--- Dataset records ---
######

# POSTECH-CVLab/RoDyGS

Measured on AMD Instinct MI355X. Metric: train-step fps at 1M dynamic Gaussians / 1080p (fwd+bwd+Adam, one camera per GPU per step), higher is better.
Workload: dtype f32; 1 GPU; 1000000 dynamic Gaussians + deformation MLP, 1920x1080, SH3, 100-frame synthetic video (BASELINE configs[2]); points=1000000, width=1920, height=1080, scene=uniform, frames=100, deferred_overflow_check=True, frame_order=orbit positions, bit-reversed, one_device=False, graph_replay=False, densify_stats=True, deterministic_backward=True, render_normal=True, parallelism=single GPU (frame-dp1), losses=photometric, sh_adam_in_backward=True, binning=bucket

## Files before the change

### rodygs_amd/csrc/rdg_common.h

```cpp
#pragma once
#include <hip/hip_runtime.h>
#include <stdint.h>
#include <stddef.h>
#include "../../include/rodygs_hip.h"

#define RDG_TILE 16
#define RDG_TILE_PIX 256
#define RDG_WAVE 64

#define RDG_NEAR_CULL 0.2f
#define RDG_FOV_CLAMP 1.3f
#define RDG_DILATION 0.3f
#define RDG_ALPHA_CAP 0.99f
#define RDG_ALPHA_MIN (1.0f / 255.0f)
#define RDG_T_STOP 0.0001f
#define RDG_LAMBDA_FLOOR 0.1f

struct __attribute__((aligned(64))) RdgRec {
    float4 q0, q1, q2, q3;
};

#define RDG_GROW 16

static inline size_t rdg_align_up(size_t x, size_t a) { return (x + a - 1) / a * a; }
// ... 230 lines not shown
                              const float* grow, float* posebuf, float* dmeans3D, float* dmeans2D, float* dshs,
                              float* dcolors, float* dopac, float* dscales, float* drots, float* dcov3D,
                              float* dview, hipStream_t s, const RdgShAdam* sh_adam = nullptr);

int rdg_launch_preprocess_fwd_views(const RdgDev& d, int32_t nviews, int32_t stride, int32_t row0,
                                    const float* means3D, const float* shs, const float* opac, const float* scales,
                                    const float* rots, const float* views, const float* proj, void* geom_ws,
                                    int32_t* radii, hipStream_t s);
int rdg_launch_preprocess_bwd_views(const RdgDev& d, int32_t nviews, int32_t stride, const float* means3D,
                                    const float* shs, const float* opac, const float* scales, const float* rots,
                                    const float* views, const float* proj, const int32_t* radii, const void* geom_ws,
                                    const float* grow, float* posebuf, float* dmeans3D, float* dmeans2D, float* dshs,
                                    float* dopac, float* dscales, float* drots, hipStream_t s);
int rdg_launch_pose_reduce_views(int nviews, int view_rows, int nblk, const float* views, float* posebuf, float* part,
                                 float* dviews, hipStream_t s);

#ifdef __HIPCC__
template <int CTRL, int ROW_MASK = 0xf, int BANK_MASK = 0xf, bool BOUND = true>
__device__ __forceinline__ float rdg_dpp(float x) {
    return __builtin_bit_cast(float, __builtin_amdgcn_update_dpp(0, __builtin_bit_cast(int, x), CTRL, ROW_MASK,
                                                                 BANK_MASK, BOUND));
}
template <int CTRL, int ROW_MASK = 0xf, int BANK_MASK = 0xf, bool BOUND = true>
__device__ __forceinline__ uint32_t rdg_dpp_u(uint32_t x) {
    return (uint32_t)__builtin_amdgcn_update_dpp(0, (int)x, CTRL, ROW_MASK, BANK_MASK, BOUND);
}
__device__ __forceinline__ float rdg_wave_sum_to63(float x) {
    x += rdg_dpp<0xB1>(x);
    x += rdg_dpp<0x4E>(x);
    x += rdg_dpp<0x141>(x);
    x += rdg_dpp<0x140>(x);
    x += rdg_dpp<0x142, 0xa>(x);
    x += rdg_dpp<0x143, 0xc>(x);
    return x;
}
__device__ __forceinline__ float rdg_wave_sum_all(float x) {
    x = rdg_wave_sum_to63(x);
    return __builtin_bit_cast(float, __builtin_amdgcn_readlane(__builtin_bit_cast(int, x), 63));
}
__device__ __forceinline__ void rdg_wave_lds_sync() {
    __builtin_amdgcn_fence(__ATOMIC_RELEASE, "wavefront");
    __builtin_amdgcn_wave_barrier();
    __builtin_amdgcn_fence(__ATOMIC_ACQUIRE, "wavefront");
}

template <bool NT = true>
__device__ __forceinline__ void rdg_rows_to_lds(const float* __restrict__ g, long long first_row, long long n_rows,
                                                int row, int stride, float* S, int lane) {
    const long long base = first_row * row, total = n_rows * row;
    const float inv_row = 1.0f / (float)row;
    if ((row & 3) == 0 && (((uintptr_t)g) & 15) == 0) {
        typedef float rdg_nt4 __attribute__((ext_vector_type(4)));
        for (int v0 = lane; v0 < 16 * row; v0 += 256) {
            rdg_nt4 val[4];
#pragma unroll
            for (int u = 0; u < 4; ++u) {
                const int v = v0 + 64 * u;
                const long long e = base + 4ll * v;
                if (v < 16 * row && e < total)
                    val[u] = NT ? __builtin_nontemporal_load(reinterpret_cast<const rdg_nt4*>(g + e))
                                : *reinterpret_cast<const rdg_nt4*>(g + e);
            }
#pragma unroll
            for (int u = 0; u < 4; ++u) {
                const int v = v0 + 64 * u;
                const long long e = base + 4ll * v;
                if (v < 16 * row && e < total) {
                    const int gi = (int)(((float)(4 * v) + 0.5f) * inv_row);
                    float* dst = S + gi * stride + (4 * v - gi * row);
                    dst[0] = val[u].x; dst[1] = val[u].y; dst[2] = val[u].z; dst[3] = val[u].w;
                }
            }
        }
    } else {
        for (int idx = lane; idx < 64 * row; idx += 64) {
            const long long e = base + idx;
            if (e < total) {
                const int gi = (int)(((float)idx + 0.5f) * inv_row);
                S[gi * stride + (idx - gi * row)] = g[e];
            }
        }
    }
}
__device__ __forceinline__ void rdg_lds_to_rows(float* __restrict__ g, long long first_row, long long n_rows, int row,
                                                int stride, const float* S, int lane) {
    const long long base = first_row * row, total = n_rows * row;
    const float inv_row = 1.0f / (float)row;
    if ((row & 3) == 0 && (((uintptr_t)g) & 15) == 0) {
        for (int v = lane; v < 16 * row; v += 64) {
            const long long e = base + 4ll * v;
            if (e < total) {
                const int gi = (int)(((float)(4 * v) + 0.5f) * inv_row);
                const float* src = S + gi * stride + (4 * v - gi * row);
                typedef float rdg_nt4 __attribute__((ext_vector_type(4)));
                const rdg_nt4 val = {src[0], src[1], src[2], src[3]};
                __builtin_nontemporal_store(val, reinterpret_cast<rdg_nt4*>(g + e));
            }
        }
    } else {
        for (int idx = lane; idx < 64 * row; idx += 64) {
            const long long e = base + idx;
            if (e < total) {
                const int gi = (int)(((float)idx + 0.5f) * inv_row);
                g[e] = S[gi * stride + (idx - gi * row)];
            }
        }
    }
}
template <bool ACC>
__device__ __forceinline__ void rdg_lds_acc_rows(float* __restrict__ g, long long first_row, long long n_rows, int row,
                                                 int stride, const float* S, int lane) {
    const long long base = first_row * row, total = n_rows * row;
    const float inv_row = 1.0f / (float)row;
    if ((row & 3) == 0 && (((uintptr_t)g) & 15) == 0) {
        for (int v = lane; v < 16 * row; v += 64) {
            const long long e = base + 4ll * v;
            if (e < total) {
                const int gi = (int)(((float)(4 * v) + 0.5f) * inv_row);
                const float* src = S + gi * stride + (4 * v - gi * row);
                float4* dst = reinterpret_cast<float4*>(g + e);
                float4 val = make_float4(src[0], src[1], src[2], src[3]);
                if (ACC) { const float4 o = *dst; val.x += o.x; val.y += o.y; val.z += o.z; val.w += o.w; }
                *dst = val;
            }
        }
    } else {
        for (int idx = lane; idx < 64 * row; idx += 64) {
            const long long e = base + idx;
            if (e < total) {
                const int gi = (int)(((float)idx + 0.5f) * inv_row);
                const float val = S[gi * stride + (idx - gi * row)];
                g[e] = ACC ? g[e] + val : val;
            }
        }
    }
}
__device__ __forceinline__ void rdg_adam_elem(float& p, float g, float& m, float& v, float st, float b1, float b2,
                                              float omb1, float omb2, float eps, float bc2_sqrt) {
    m = __fmaf_rn(b1, m, omb1 * g);
    v = __fmaf_rn(b2, v, (omb2 * g) * g);
    p = __fmaf_rn(-st, m / (sqrtf(v) / bc2_sqrt + eps), p);
}


#define RDG_FAC 20
__device__ __forceinline__ float rdg_fac_grad(const float* Frow, int idx) {
    const int k = (idx * 171) >> 9;
    return Frow[k] * Frow[16 + (idx - 3 * k)];
}
__device__ __forceinline__ void rdg_lds_adam_rows_fac(float* __restrict__ p, const RdgShAdam ad, long long first_row,
                                                      long long n_rows, int row, int stride, const float* S,
                                                      const float* F, int lane) {
    const long long base = first_row * row, total = n_rows * row;
    const float inv_row = 1.0f / (float)row;
    typedef float rdg_nt4 __attribute__((ext_vector_type(4)));
    if ((row & 3) == 0 && ((((uintptr_t)p) | ((uintptr_t)ad.m) | ((uintptr_t)ad.v)) & 15) == 0) {
#define RDG_ADAM_UNROLL 4
        for (int v0 = lane; v0 < 16 * row; v0 += 64 * RDG_ADAM_UNROLL) {
            rdg_nt4 mm[RDG_ADAM_UNROLL], vv[RDG_ADAM_UNROLL];
#pragma unroll
            for (int u = 0; u < RDG_ADAM_UNROLL; ++u) {
                const int v = v0 + 64 * u;
                const long long e = base + 4ll * v;
                if (v < 16 * row && e < total) {
                    mm[u] = __builtin_nontemporal_load(reinterpret_cast<const rdg_nt4*>(ad.m + e));
                    vv[u] = __builtin_nontemporal_load(reinterpret_cast<const rdg_nt4*>(ad.v + e));
// ... 90 lines not shown
```

### rodygs_amd/csrc/rdg_preprocess_fwd.hip

```cpp
#include "rdg_common.h"

#define SH_C0 0.28209479177387814f
#define SH_C1 0.4886025119029199f
__device__ static const float SH_C2[5] = {1.0925484305920792f, -1.0925484305920792f, 0.31539156525252005f,
                                          -1.0925484305920792f, 0.5462742152960396f};
__device__ static const float SH_C3[7] = {-0.5900435899266435f, 2.890611442640554f, -0.4570457994644658f,
                                          0.3731763325901154f,  -0.4570457994644658f, 1.445305721320277f,
                                          -0.5900435899266435f};

__device__ __forceinline__ void rdg_rect(float px, float py, int radius, int gx, int gy, int& x0, int& y0,
                                         int& x1, int& y1) {
    float r = (float)radius;
    x0 = min(gx, max(0, (int)((px - r) / (float)RDG_TILE)));
    y0 = min(gy, max(0, (int)((py - r) / (float)RDG_TILE)));
    x1 = min(gx, max(0, (int)((((px + r) + (float)RDG_TILE) - 1.0f) / (float)RDG_TILE)));
    y1 = min(gy, max(0, (int)((((py + r) + (float)RDG_TILE) - 1.0f) / (float)RDG_TILE)));
}

__device__ __forceinline__ float rdg_ln_exact_ops(float x) {
    const uint32_t u = __float_as_uint(x);
    int e = (int)(u >> 23) - 127;
    float m = __uint_as_float((u & 0x007fffffu) | 0x3f800000u);
    if (m > 1.41421354f) { m = m * 0.5f; e += 1; }
    const float s = (m - 1.0f) / (m + 1.0f);
    const float s2 = s * s;
    float p = 0.111111111f * s2 + 0.142857143f;
    p = p * s2 + 0.2f;
    p = p * s2 + 0.333333333f;
    p = p * s2 + 1.0f;
    return (2.0f * s) * p + (float)e * 0.693147181f;
}

__device__ __forceinline__ void rdg_splat_rect(const float4 q0, const float4 q1, const float inv_cyy, int gx, int gy, int cull,
                                               int& x0, int& y0, int& x1, int& y1) {
    rdg_rect(q0.x, q0.y, __float_as_int(q1.w), gx, gy, x0, y0, x1, y1);
    if (!cull) return;
    const float a = q0.z, b = q0.w, o = q1.y;
    const float t255 = 255.0f * o;
    if (!(t255 >= 0.99f)) { x1 = x0; y1 = y0; return; }
    const float r2 = (2.0f * (rdg_ln_exact_ops(t255) + 0.02f)) * 1.001f;
    const float cyy = 1.0f / inv_cyy;
    const float c_eff = (b * b) / a + inv_cyy;
    const float cxx = (c_eff * cyy) / a;
    const float hx = sqrtf(r2 * cxx), hy = sqrtf(r2 * cyy);
    const float lox = fmaxf(ceilf(q0.x - hx), 0.0f), hix = fminf(floorf(q0.x + hx), (float)(gx * RDG_TILE - 1));
    const float loy = fmaxf(ceilf(q0.y - hy), 0.0f), hiy = fminf(floorf(q0.y + hy), (float)(gy * RDG_TILE - 1));
    if (hix < lox || hiy < loy) { x1 = x0; y1 = y0; return; }
    x0 = max(x0, (int)lox >> 4); x1 = min(x1, ((int)hix >> 4) + 1);
    y0 = max(y0, (int)loy >> 4); y1 = min(y1, ((int)hiy >> 4) + 1);
    if (x1 < x0) x1 = x0;
    if (y1 < y0) y1 = y0;
}
__device__ __forceinline__ uint4 rdg_pack_rectd(int x0, int y0, int x1, int y1, float depth, uint32_t tiles) {
    if (tiles == 0u) return make_uint4(0u, 0u, 0u, 0u);
    return make_uint4((uint32_t)x0 | ((uint32_t)y0 << 16), (uint32_t)x1 | ((uint32_t)y1 << 16), __float_as_uint(depth), tiles);
}
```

######

Check each line of the entries for the string "shown". Copy the lines that have it.

// ... 230 lines not shown
// ... 90 lines not shown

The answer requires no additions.